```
template <int P, int DBG, bool CL>
__global__ __launch_bounds__(768) void conv3x3_wino2_kernel(const WinoParams p) {
    using G = W2<P>;
    constexpr int NT = G::NT, SPC = G::SPC, SPR = G::SPR, STAGE = G::STAGE, V_FL = G::V_FL;
    extern __shared__ __attribute__((aligned(16))) float smem[];
    unsigned long long r_entry = 0;
    if (DBG) r_entry = __builtin_amdgcn_s_memrealtime();
    const int tid = threadIdx.x, lane = tid & 63;
    const int wid = __builtin_amdgcn_readfirstlane(tid >> 6);
    int tile_m, tile_n, split;
    {
        const int nwg = gridDim.x * gridDim.y * gridDim.z;
        const int bid = blockIdx.x + gridDim.x * (blockIdx.y + gridDim.y * blockIdx.z);
        const int q = nwg >> 3, r = nwg & 7, xcd = bid & 7, idx = bid >> 3;
        const int logical = (xcd < r ? xcd * (q + 1) : r * (q + 1) + (xcd - r) * q) + idx;
        tile_n = logical % gridDim.y;
        const int rest = logical / gridDim.y;
        tile_m = rest % gridDim.x;
// ... 154 lines not shown
                unsigned long long tlA = 0;
                const bool tl = (DBG & 16) && blockIdx.x + blockIdx.y + blockIdx.z == 0 && S >= 8 && S < 16;
                if (tl) asm volatile("s_memtime %0\n\ts_waitcnt lgkmcnt(0)" : "=s"(tlA)::"memory");
                __builtin_amdgcn_s_barrier();
                if (tl) {
                    unsigned long long tlB;
                    asm volatile("s_memtime %0\n\ts_waitcnt lgkmcnt(0)" : "=s"(tlB)::"memory");
                    if (lane == 0) { g_wino_timeline[(wid * 8 + (S - 8)) * 2] = tlA; g_wino_timeline[(wid * 8 + (S - 8)) * 2 + 1] = tlB; }
                }
                b0 = b0 == 2 ? 0 : b0 + 1;
            });
        }
        return;
    }

    const int pp = wid % P, nb = wid / P;
    f32x16 acc[SPC];
#pragma unroll
    for (int i = 0; i < SPC; ++i)
#pragma unroll
        for (int r = 0; r < 16; ++r) acc[i][r] = 0.f;
    {
        const int fsw = ((lane & 31) >> 1) & 7, fh = lane >> 5;
        int foff[4];
#pragma unroll
        for (int q = 0; q < 4; ++q) foff[q] = (lane & 31) * 32 + (((2 * q + fh) ^ fsw) << 2);
        const int a_img = pp * (WBT * 32), b_img = V_FL + (pp * NT + nb * 32) * 32;
        if (G::LPM > 0 && !(DBG & 4)) {
            issue_u(0, 0, 4 * G::LPL + wid * G::LPM, std::integral_constant<int, G::LPM>{});
            issue_u(1, 1, 4 * G::LPL + wid * G::LPM, std::integral_constant<int, G::LPM>{});
            wait_vmcnt<G::LPM>();
// ... 66 lines not shown
                    if (more && !(DBG & 4)) wait_vmcnt<G::LPM>(); else wait_vmcnt<0>();
                    unsigned long long tA = 0, tB = 0;
                    if (DBG) { asm volatile("s_memtime %0\n\ts_waitcnt lgkmcnt(0)" : "=s"(tA)::"memory"); }
                    __builtin_amdgcn_s_barrier();
                    if (DBG) { asm volatile("s_memtime %0\n\ts_waitcnt lgkmcnt(0)" : "=s"(tB)::"memory"); c_wait += tB - tA; if (c_mma == 0) c_mma = tA; }
                    if ((DBG & 16) && blockIdx.x + blockIdx.y + blockIdx.z == 0 && S >= 8 && S < 16 && lane == 0) {
                        g_wino_timeline[(wid * 8 + (S - 8)) * 2] = tA;
                        g_wino_timeline[(wid * 8 + (S - 8)) * 2 + 1] = tB;
                    }
                    buf = nbuf;
                    ++S;
                });
            }
            if (STG) mma4(acc[SPC - 1], a[0], b[0]);
        };
        if (W2_STAGGER && wid >= 4) mloop(std::true_type{}); else mloop(std::false_type{});
        if (DBG && lane == 0 && wid == 0) {
            const int wg = (blockIdx.x + gridDim.x * (blockIdx.y + gridDim.y * blockIdx.z)) & 1023;
            unsigned long long tE;
            asm volatile("s_memtime %0\n\ts_waitcnt lgkmcnt(0)" : "=s"(tE)::"memory");
            g_wino_stamps[wg * 8 + 0] = r_entry;
            g_wino_stamps[wg * 8 + 1] = r_loop0;
            g_wino_stamps[wg * 8 + 2] = __builtin_amdgcn_s_memrealtime();
            g_wino_stamps[wg * 8 + 3] = c_wait;
            g_wino_stamps[wg * 8 + 4] = tE - c_mma;
            g_wino_stamps[wg * 8 + 5] = (unsigned long long)n_stages;
        }
    }
    {
        constexpr int TP = G::TP;
#pragma unroll
        for (int r = 0; r < 16; ++r) {
            const int row = (r & 3) + 8 * (r >> 2) + 4 * (lane >> 5);
            const int col = nb * 32 + (lane & 31);
            if constexpr (P == 4) {
                float* Ts = smem + pp * (2 * WBT * TP);
                const float m0 = acc[0][r], m1 = acc[1][r], m2 = acc[2][r], m3 = acc[3][r];
                Ts[row * TP + col] = (m0 + m1) + m2;
                Ts[(WBT + row) * TP + col] = (m1 - m2) - m3;
            } else {
                const float l0 = acc[0][r], l1 = acc[2][r], l2 = acc[4][r], l3 = acc[6][r];
                const float h0 = acc[1][r], h1 = acc[3][r], h2 = acc[5][r], h3 = acc[7][r];
                const float tl0 = (l0 + l1) + l2, tl1 = (l1 - l2) - l3;
                const float th0 = (h0 + h1) + h2, th1 = (h1 - h2) - h3;
                float* B0 = smem + (pp * 2 + 0) * (2 * WBT * TP);
                float* B1 = smem + (pp * 2 + 1) * (2 * WBT * TP);
                if (pp == 0) {
                    B0[row * TP + col] = tl0 + th0;          B0[(WBT + row) * TP + col] = tl1 + th1;
                    B1[row * TP + col] = -th0;               B1[(WBT + row) * TP + col] = -th1;
                } else {
                    B0[row * TP + col] = tl0;                B0[(WBT + row) * TP + col] = tl1;
                    B1[row * TP + col] = tl0 - th0;          B1[(WBT + row) * TP + col] = tl1 - th1;
                }
            }
        }
    }
    __syncthreads();

    constexpr int TP = G::TP, QUADS = G::QUADS, ITEMS = G::ITEMS;
    constexpr bool CLS = CL && P == 4;
    const bool partner = CLS && split > 0;
    const bool direct = p.splits == 1 || (CLS && !partner);
    float* outp = p.splits == 1 ? p.out : CLS ? p.cl_slab + (long long)(split - 1) * p.slab_stride : p.out + (long long)split * p.slab_stride;
    float4 keep[ITEMS][2];
    long long oo[ITEMS];
    int opix[ITEMS];
    const int cq = tid & (QUADS - 1);
    const int gn = n0 + cq * 4;
#pragma unroll
    for (int it = 0; it < ITEMS; ++it) {
        const int item = tid + it * 512;
        const int t = item / (2 * QUADS), a = (item / QUADS) & 1;
        const int g = t0 + t;
        keep[it][0] = keep[it][1] = make_float4(0.f, 0.f, 0.f, 0.f);
        oo[it] = -1;
        opix[it] = 0;
        if (g >= p.tiles || gn >= p.N) continue;
        const float* tp = smem + (a * WBT + t) * TP + cq * 4;
        const float4 q0 = *reinterpret_cast<const float4*>(tp);
        const float4 q1 = *reinterpret_cast<const float4*>(tp + 1 * (2 * WBT * TP));
        const float4 q2 = *reinterpret_cast<const float4*>(tp + 2 * (2 * WBT * TP));
        const float4 q3 = *reinterpret_cast<const float4*>(tp + 3 * (2 * WBT * TP));
        float4 y0, y1;
        if constexpr (P == 4) {
            y0 = f4add(f4add(q0, q1), q2);
            y1 = f4sub(f4sub(q1, q2), q3);
        } else {
            y0 = f4add(q0, q2);
            y1 = f4add(q1, q3);
        }
        const unsigned tmp = fdiv_u((unsigned)g, p.dTW);
        const int tx = g - (int)tmp * p.TW;
        const unsigned bq = fdiv_u(tmp, p.dTH);
        const int ty = (int)tmp - (int)bq * p.TH;
        const long long o0 = ((((long long)bq * p.H + 2 * ty + a) * p.W) + 2 * tx) * p.N + gn;
        oo[it] = o0;
        opix[it] = ((int)bq * p.H + 2 * ty + a) * p.W + 2 * tx;
        if (direct) {
            if (p.bias) {
// ... 8 lines not shown
            if (p.post_mish) {
                y0 = make_float4(mish_f(y0.x), mish_f(y0.y), mish_f(y0.z), mish_f(y0.w));
                y1 = make_float4(mish_f(y1.x), mish_f(y1.y), mish_f(y1.z), mish_f(y1.w));
            }
        }
        if (!CL) {
            *reinterpret_cast<float4*>(outp + o0) = y0;
            *reinterpret_cast<float4*>(outp + o0 + p.N) = y1;
        } else if (CLS && partner) {
            st_sc1_f4(outp + o0, y0);
            st_sc1_f4(outp + o0 + p.N, y1);
        }
        keep[it][0] = y0;
        keep[it][1] = y1;
    }
    if (CLS && p.splits > 1) {
        unsigned* pair = p.cl_pair + ((long long)tile_m * gridDim.y + tile_n) * 16;
        if (partner) {
            asm volatile("s_waitcnt vmcnt(0)" ::: "memory");
            __syncthreads();
            if (tid == 0) __hip_atomic_fetch_add(pair, 1u, __ATOMIC_RELAXED, __HIP_MEMORY_SCOPE_AGENT);
            return;
        }
        int* pair_gave_up = reinterpret_cast<int*>(smem + G::T_FL + 258);
        if (tid == 0) {
            *pair_gave_up = 0;
            const unsigned want = (unsigned)p.splits - 1u;
            if (cl_wait_ge<2>(pair, want, p.cl_fail)) *pair_gave_up = 1;
            __hip_atomic_store(pair, 0u, __ATOMIC_RELAXED, __HIP_MEMORY_SCOPE_AGENT);
        }
        __syncthreads();
// ... 155 lines not shown
```

### downsampled-diffusion_amd/csrc/ddk_internal.h

```cpp
#pragma once
#include <hip/hip_runtime.h>

#include <cstdarg>
#include <cstdint>
#include <cstdio>

#include "ddk.h"

#ifdef DDK_HOST_SANITIZE
#include "host_sanitize.h"
#endif

namespace ddk {

void set_error(const char* fmt, ...);

inline int fail_arg(const char* what) {
    set_error("bad argument: %s", what);
    return DDK_ERR_ARG;
}

inline int check_launch(const char* what) {
    hipError_t e = hipGetLastError();
    if (e != hipSuccess) {
// ... 93 lines not shown
    const float* c2;
    float eps;
};
struct WinoGnFuse {
    const float* gamma;
    const float* beta;
    const float* temb;
    const long long* temb_rows;
    int temb_stride;
    float eps;
    int groups;
    float* records;
    unsigned* counters;
    unsigned* fail;
    unsigned* pairs = nullptr;
    const float* res_x = nullptr;
    const float* res_w = nullptr;
    const float* res_b = nullptr;
    int res_cin = 0, res_ld = 0;
};
bool conv_ln_fold_ok(int B, int H, int W, int cin, int N);
int conv_forward(const ddk_conv_args& a, hipStream_t st, const ConvLnFold* ln = nullptr, const WinoGnFuse* fuse = nullptr);
int conv_splits(int kind, int B, int H, int W, int cin, int N);
bool conv_wino_ok(int kind, int H, int W, int cin, int N);
int conv_wino_splits(int B, int H, int W, int cin, int N);
int conv_wino_forward(const ddk_conv_args& a, int splits, hipStream_t st, const WinoGnFuse* fuse = nullptr);
int conv_wino_cluster_np(int B, int H, int W, int cin, int N, int groups);
int conv_wino_cluster_split_np(int B, int H, int W, int cin, int N, int groups, int* splits_out);
size_t conv_wino_cluster_pair_words(int B, int H, int W, int N);
bool conv_wino_variant_new(int B, int H, int W, int N);
bool conv_wino_cluster_device_ok();
size_t conv_wino_cluster_ws_floats(int B, int H, int W, int N);
unsigned conv_wino_cluster_timeouts();
unsigned conv_first_cluster_timeouts();
unsigned level_chain_cluster_timeouts();
struct ClWords { unsigned* counters; unsigned* fail; };
inline ClWords cl_words(float* cl, int B) { return {reinterpret_cast<unsigned*>(cl), reinterpret_cast<unsigned*>(cl + (size_t)B * 8 * 16)}; }
int cluster_fail_check(unsigned* word, hipStream_t st, const char* who, const char* tail);
bool convT_wino_ok(int H, int W, int cin, int N);
int convT_wino_splits(int B, int H, int W, int cin, int N);
int convT_wino_forward(const ddk_conv_args& a, int splits, hipStream_t st);
int conv_wino_init_device();
int conv_wino_stats_parts(int B, int H, int W, int cin, int N, int groups);
bool conv_first_ok(int cin, int N, int H, int W, int groups);
// ... 114 lines not shown
```
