template <int MT, int NT, int KB, int PH, int MODE, int DEPTH>
__global__ __launch_bounds__(256) void conv_wgrad_x(const void* __restrict__ gsrc, const void* __restrict__ csrc,
                                                    const int32_t* __restrict__ nbr, const int32_t* __restrict__ order, int n_rows, int K,
                                                    int Cg_all, int Cc_all, float* __restrict__ part, int swap) {
  constexpr int Cg = MT * 16, Cc = NT * 16;
  const int n_cblk = (Cc_all + Cc - 1) / Cc;
  const int cg0 = ((int)blockIdx.z / n_cblk) * Cg, cc0 = ((int)blockIdx.z % n_cblk) * Cc;
  constexpr int NPL = MODE ? 3 : 1;
  constexpr int RS = Cg * 2 + 16;
  constexpr int IMG = TMX * RS;
  constexpr int ITEM = KB * NPL * IMG;
  constexpr int TPP = KB * MT * NT / 4;
  static_assert(KB * MT * NT % 4 == 0, "phase tiles must split evenly over the 4 waves");
  static_assert(4 % NT == 0, "a wave's tiles must share one column block");
  constexpr int NOFF = PH * KB;
  constexpr int NV = (TMX * NOFF + 255) / 256;
  extern __shared__ __attribute__((aligned(16))) char smem[];
  char* As = smem;
  constexpr int RING = (DEPTH == 2 && PH == 1) ? 4 : 3;
  int32_t* s_nbr = (int32_t*)(As + 2 * ITEM);
  constexpr int RROW = DEPTH == 2 ? RING + 1 : RING;
  int32_t* s_row = s_nbr + RING * TMX * NOFF;

  const int tid = threadIdx.x, lane = tid & 63, wave = tid >> 6, g4 = lane >> 4, t16 = lane & 15;
  const int kg0 = blockIdx.y * NOFF;
  const int n_tiles = (n_rows + TMX - 1) / TMX;
  const int nt_wg = ((int)blockIdx.x < n_tiles) ? (n_tiles - 1 - (int)blockIdx.x) / (int)gridDim.x + 1 : 0;
  const int bcol = cc0 + (wave % NT) * 16 + t16;
  const bool bvalid = bcol < Cc_all;
  const int lane_off = (4 * g4 + (t16 >> 2)) * RS + (t16 & 3) * 8;

  constexpr int NC = MODE ? 3 : 1;
  f32x4 acc[NC][PH * TPP];
#pragma unroll
  for (int c = 0; c < NC; ++c)
#pragma unroll
    for (int t = 0; t < PH * TPP; ++t) acc[c][t] = (f32x4){0.f, 0.f, 0.f, 0.f};

  const __amdgpu_buffer_rsrc_t rg = __builtin_amdgcn_make_buffer_rsrc((void*)gsrc, 0, X_RECORDS, 0x00020000);
  const __amdgpu_buffer_rsrc_t rc = __builtin_amdgcn_make_buffer_rsrc((void*)csrc, 0, X_RECORDS, 0x00020000);
  int nv[NV], nrow = -1;
  auto load_map = [&](int i) {
    const int row0 = (blockIdx.x + i * gridDim.x) * TMX;
    if (tid < TMX) nrow = (row0 + tid < n_rows) ? (order ? order[row0 + tid] : row0 + tid) : -1;
#pragma unroll
    for (int u = 0; u < NV; ++u) {
      const int e = u * 256 + tid, r = e / NOFF, o = e - r * NOFF;
      int v = -1;
      if (e < TMX * NOFF && row0 + r < n_rows && kg0 + o < K) {
        const int gr = order ? order[row0 + r] : row0 + r;
        v = nbr[(long long)gr * K + kg0 + o];
      }
      nv[u] = v;
    }
  };
  auto store_map = [&](int i) {
    int32_t* dn = s_nbr + (i % RING) * TMX * NOFF;
#pragma unroll
    for (int u = 0; u < NV; ++u) {
      const int e = u * 256 + tid;
      if (e < TMX * NOFF) dn[e] = nv[u];
    }
    if (tid < TMX) s_row[(i % RROW) * TMX + tid] = nrow;
  };

  auto load_rows = [&](int i) {
    const int row0 = (blockIdx.x + i * gridDim.x) * TMX;
    if (tid < TMX) nrow = (row0 + tid < n_rows) ? (order ? order[row0 + tid] : row0 + tid) : -1;
  };
  auto store_rows = [&](int i) {
    if (tid < TMX) s_row[(i % RROW) * TMX + tid] = nrow;
  };
  auto load_map2 = [&](int i) {
    const int32_t* rw = s_row + (i % RROW) * TMX;
#pragma unroll
    for (int u = 0; u < NV; ++u) {
      const int e = u * 256 + tid, r = e / NOFF, o = e - r * NOFF;
      int v = -1;
      if (e < TMX * NOFF && kg0 + o < K) {
        const int gr = rw[r];
        if (gr >= 0) v = nbr[(long long)gr * K + kg0 + o];
      }
      nv[u] = v;
    }
  };
  auto store_map2 = [&](int i) {
    int32_t* dn = s_nbr + (i % RING) * TMX * NOFF;
#pragma unroll
    for (int u = 0; u < NV; ++u) {
      const int e = u * 256 + tid;
      if (e < TMX * NOFF) dn[e] = nv[u];
    }
  };

  float bnf[MODE ? 16 : 1];
  unsigned short bnh[MODE ? 1 : 16];
  bf16x8 bh[2], bm[MODE ? 2 : 1], bl[MODE ? 2 : 1];
  auto load_b = [&](int i) {
    const int32_t* rows = s_row + (i % RROW) * TMX + 4 * g4;
    int gr[16];
#pragma unroll
    for (int u = 0; u < 16; ++u) gr[u] = rows[(u >> 2) * 16 + (u & 3)];
#pragma unroll
    for (int u = 0; u < 16; ++u) {
      const unsigned off = (gr[u] >= 0 && bvalid) ? ((unsigned)gr[u] * (unsigned)Cc_all + (unsigned)bcol) * (MODE ? 4u : 2u) : X_ABSENT;
      if (MODE) bnf[u] = __uint_as_float(__builtin_amdgcn_raw_buffer_load_b32(rc, off, 0, 0));
      else bnh[u] = __builtin_amdgcn_raw_buffer_load_b16(rc, off, 0, 0);
    }
  };
  auto take_b = [&]() {
#pragma unroll
    for (int s = 0; s < 2; ++s) {
      uint4 h, m, l;
      if (MODE) {
        btc_split3(bnf[8 * s + 0], bnf[8 * s + 1], h.x, m.x, l.x);
        btc_split3(bnf[8 * s + 2], bnf[8 * s + 3], h.y, m.y, l.y);
        btc_split3(bnf[8 * s + 4], bnf[8 * s + 5], h.z, m.z, l.z);
        btc_split3(bnf[8 * s + 6], bnf[8 * s + 7], h.w, m.w, l.w);
        bm[s] = __builtin_bit_cast(bf16x8, m);
        bl[s] = __builtin_bit_cast(bf16x8, l);
      } else {
        h.x = (unsigned)bnh[8 * s + 0] | ((unsigned)bnh[8 * s + 1] << 16);
        h.y = (unsigned)bnh[8 * s + 2] | ((unsigned)bnh[8 * s + 3] << 16);
        h.z = (unsigned)bnh[8 * s + 4] | ((unsigned)bnh[8 * s + 5] << 16);
        h.w = (unsigned)bnh[8 * s + 6] | ((unsigned)bnh[8 * s + 7] << 16);
      }
      bh[s] = __builtin_bit_cast(bf16x8, h);
    }
  };

  constexpr int UPR = MODE ? MT * 4 : MT * 2;
  constexpr int NU = (KB * TMX * UPR + 255) / 256;
  uint4 gq[DEPTH][NU];
  auto load_g = [&](int i, int p, auto set_c) {
    constexpr int SET = decltype(set_c)::value;
    const int32_t* mp = s_nbr + (i % RING) * TMX * NOFF + p * KB;
    int jj[NU];
#pragma unroll
    for (int u = 0; u < NU; ++u) {
      const int e = u * 256 + tid, r = (e / UPR) % TMX, kb = e / (UPR * TMX);
      jj[u] = (e < KB * TMX * UPR) ? mp[r * NOFF + kb] : -1;
    }
#pragma unroll
    for (int u = 0; u < NU; ++u) {
      const int c = (u * 256 + tid) % UPR;
      const unsigned off = jj[u] >= 0 ? ((unsigned)jj[u] * (unsigned)Cg_all + (unsigned)cg0) * (MODE ? 4u : 2u) + (unsigned)c * 16u : X_ABSENT;
      const u32x4 v = __builtin_amdgcn_raw_buffer_load_b128(rg, off, 0, 0);
      gq[SET][u] = make_uint4(v.x, v.y, v.z, v.w);
    }
  };
  auto store_g = [&](int buf, auto set_c) {
    constexpr int SET = decltype(set_c)::value;
    char* A = As + buf * ITEM;
#pragma unroll
    for (int u = 0; u < NU; ++u) {
      const int e = u * 256 + tid, c = e % UPR, r = (e / UPR) % TMX, kb = e / (UPR * TMX);
      if (e < KB * TMX * UPR) {
        char* d = A + kb * NPL * IMG + r * RS;
        if (MODE) {
          uint2 h, m, l;
          btc_split3(__uint_as_float(gq[SET][u].x), __uint_as_float(gq[SET][u].y), h.x, m.x, l.x);
          btc_split3(__uint_as_float(gq[SET][u].z), __uint_as_float(gq[SET][u].w), h.y, m.y, l.y);
          *reinterpret_cast<uint2*>(d + c * 8) = h;
          *reinterpret_cast<uint2*>(d + IMG + c * 8) = m;
          *reinterpret_cast<uint2*>(d + 2 * IMG + c * 8) = l;
        } else {
          *reinterpret_cast<uint4*>(d + c * 16) = gq[SET][u];
        }
      }
    }
  };

  typedef std::integral_constant<int, 0> Set0;
  typedef std::integral_constant<int, DEPTH - 1> Set1;
  if (nt_wg > 0 && DEPTH == 1) {
    load_map(0);
    store_map(0);
    if (nt_wg > 1) {
      load_map(1);
      store_map(1);
    }
    __syncthreads();
    load_b(0);
    load_g(0, 0, Set0{});
  }
  if (nt_wg > 0 && DEPTH == 2) {
    for (int j = 0; j < RROW - 1 && j < nt_wg; ++j) {
      load_rows(j);
      store_rows(j);
    }
    __syncthreads();
    for (int j = 0; j < RING - 1 && j < nt_wg; ++j) {
      load_map2(j);
      store_map2(j);
    }
    __syncthreads();
    load_b(0);
    load_g(0, 0, Set0{});
    if (PH > 1) load_g(0, 1, Set1{});
    else if (nt_wg > 1) load_g(1, 0, Set1{});
  }
  int buf = 0;
  auto products = [&](auto p_c) {
    constexpr int p = decltype(p_c)::value;
    constexpr int STEPS = 2 * TPP;
    const char* A = As + buf * ITEM + lane_off;
    bf16x8 fh[2], fm[MODE ? 2 : 1], fl[MODE ? 2 : 1];
    auto read_step = [&](int t, int w) {
      const int q = t >> 1, s2 = t & 1, l = q * 4 + wave;
      const int mt = (l / NT) % MT, kb = l / (NT * MT);
      const char* ap = A + kb * NPL * IMG + mt * 32 + 32 * s2 * RS;
      fh[w] = frag_tr<RS>(ap);
      if (MODE) {
        fm[MODE ? w : 0] = frag_tr<RS>(ap + IMG);
        fl[MODE ? w : 0] = frag_tr<RS>(ap + 2 * IMG);
      }
    };
    read_step(0, 0);
#pragma unroll
    for (int t = 0; t < STEPS; ++t) {
      const int q = t >> 1, s2 = t & 1, w = t & 1;
      if (t + 1 < STEPS) read_step(t + 1, w ^ 1);
      const bf16x8 ah = fh[w];
      if (MODE) {
        const bf16x8 am = fm[MODE ? w : 0], al = fl[MODE ? w : 0];
        f32x4 c2 = acc[NC - 1][p * TPP + q], c1 = acc[NC > 1 ? 1 : 0][p * TPP + q], c0 = acc[0][p * TPP + q];
        c2 = __builtin_amdgcn_mfma_f32_16x16x32_bf16(al, bh[s2], c2, 0, 0, 0);
        c1 = __builtin_amdgcn_mfma_f32_16x16x32_bf16(am, bh[s2], c1, 0, 0, 0);
        c0 = __builtin_amdgcn_mfma_f32_16x16x32_bf16(ah, bh[s2], c0, 0, 0, 0);
        c2 = __builtin_amdgcn_mfma_f32_16x16x32_bf16(ah, bl[MODE ? s2 : 0], c2, 0, 0, 0);
        c1 = __builtin_amdgcn_mfma_f32_16x16x32_bf16(ah, bm[MODE ? s2 : 0], c1, 0, 0, 0);
        c2 = __builtin_amdgcn_mfma_f32_16x16x32_bf16(am, bm[MODE ? s2 : 0], c2, 0, 0, 0);
        acc[NC - 1][p * TPP + q] = c2;
        acc[NC > 1 ? 1 : 0][p * TPP + q] = c1;
        acc[0][p * TPP + q] = c0;
      } else {
        acc[0][p * TPP + q] = __builtin_amdgcn_mfma_f32_16x16x32_bf16(ah, bh[s2], acc[0][p * TPP + q], 0, 0, 0);
      }
    }
  };
  if (DEPTH == 1) {
    for (int i = 0; i < nt_wg; ++i) {
      static_for<PH>([&](auto p_c) {
        constexpr int p = decltype(p_c)::value;
        store_g(buf, Set0{});
        if (p == 0) take_b();
        if (PH > 1 ? (p == 1 && i + 2 < nt_wg) : (i >= 1 && i + 1 < nt_wg)) store_map(PH > 1 ? i + 2 : i + 1);
        __syncthreads();
        if (p + 1 < PH) {
          load_g(i, p + 1, Set0{});
        } else if (i + 1 < nt_wg) {
          load_b(i + 1);
          load_g(i + 1, 0, Set0{});
        }
        if (PH > 1 ? (p == 0 && i + 2 < nt_wg) : (i + 2 < nt_wg)) load_map(i + 2);
        products(p_c);
        buf ^= 1;
      });
    }
  } else if (PH > 1) {
    for (int i = 0; i < nt_wg; ++i) {
      static_for<PH>([&](auto p_c) {
        constexpr int p = decltype(p_c)::value;
        typedef std::integral_constant<int, (p & 1) ? DEPTH - 1 : 0> Set;
        store_g(buf, Set{});
        if (p == 0) take_b();
        if (p == 1 && i + 2 < nt_wg) store_map2(i + 2);
        if (p == 1 && i + 3 < nt_wg) store_rows(i + 3);
        __syncthreads();
        if (p == PH - 2 && i + 1 < nt_wg) load_b(i + 1);
        if (p == 0 && i + 3 < nt_wg) load_rows(i + 3);
        if (p == 0 && i + 2 < nt_wg) load_map2(i + 2);
        if (p + 2 < PH) load_g(i, p + 2, Set{});
        else if (i + 1 < nt_wg) load_g(i + 1, p + 2 - PH, Set{});
        products(p_c);
        buf ^= 1;
      });
    }
  } else {
    auto tile = [&](int i, auto set_c) {
      store_g(buf, set_c);
      take_b();
      if (i >= 1 && i + 2 < nt_wg) store_map2(i + 2);
      if (i >= 1 && i + 3 < nt_wg) store_rows(i + 3);
      __syncthreads();
      if (i + 1 < nt_wg) load_b(i + 1);
      if (i + 4 < nt_wg) load_rows(i + 4);
      if (i + 3 < nt_wg) load_map2(i + 3);
      if (i + 2 < nt_wg) load_g(i + 2, 0, set_c);
      products(std::integral_constant<int, 0>{});
      buf ^= 1;
    };
    for (int i = 0; i < nt_wg; i += 2) {
      tile(i, Set0{});
      if (i + 1 < nt_wg) tile(i + 1, Set1{});
    }
  }
  float* P = part + (size_t)blockIdx.x * K * Cg_all * Cc_all;
#pragma unroll
  for (int p = 0; p < PH; ++p)
#pragma unroll
    for (int q = 0; q < TPP; ++q) {
      const int l = q * 4 + wave;
      const int nt = l % NT, mt = (l / NT) % MT, kb = l / (NT * MT);
      const int k = kg0 + p * KB + kb;
      const int co = cc0 + nt * 16 + t16;
      if (k >= K || co >= Cc_all) continue;
#pragma unroll
      for (int r = 0; r < 4; ++r) {
        const int ci = cg0 + mt * 16 + g4 * 4 + r;
        float v = acc[0][p * TPP + q][r];
        if (MODE) v = v + (acc[NC > 1 ? 1 : 0][p * TPP + q][r] + acc[NC - 1][p * TPP + q][r]);
        if (!swap) P[((size_t)k * Cg_all + ci) * Cc_all + co] = v;
        else P[((size_t)k * Cc_all + co) * Cg_all + ci] = v;
      }
    }
}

■ Task statement ■
Only a number is wanted here: how many lines of the material hold the word "swap".

■ Solution ■
2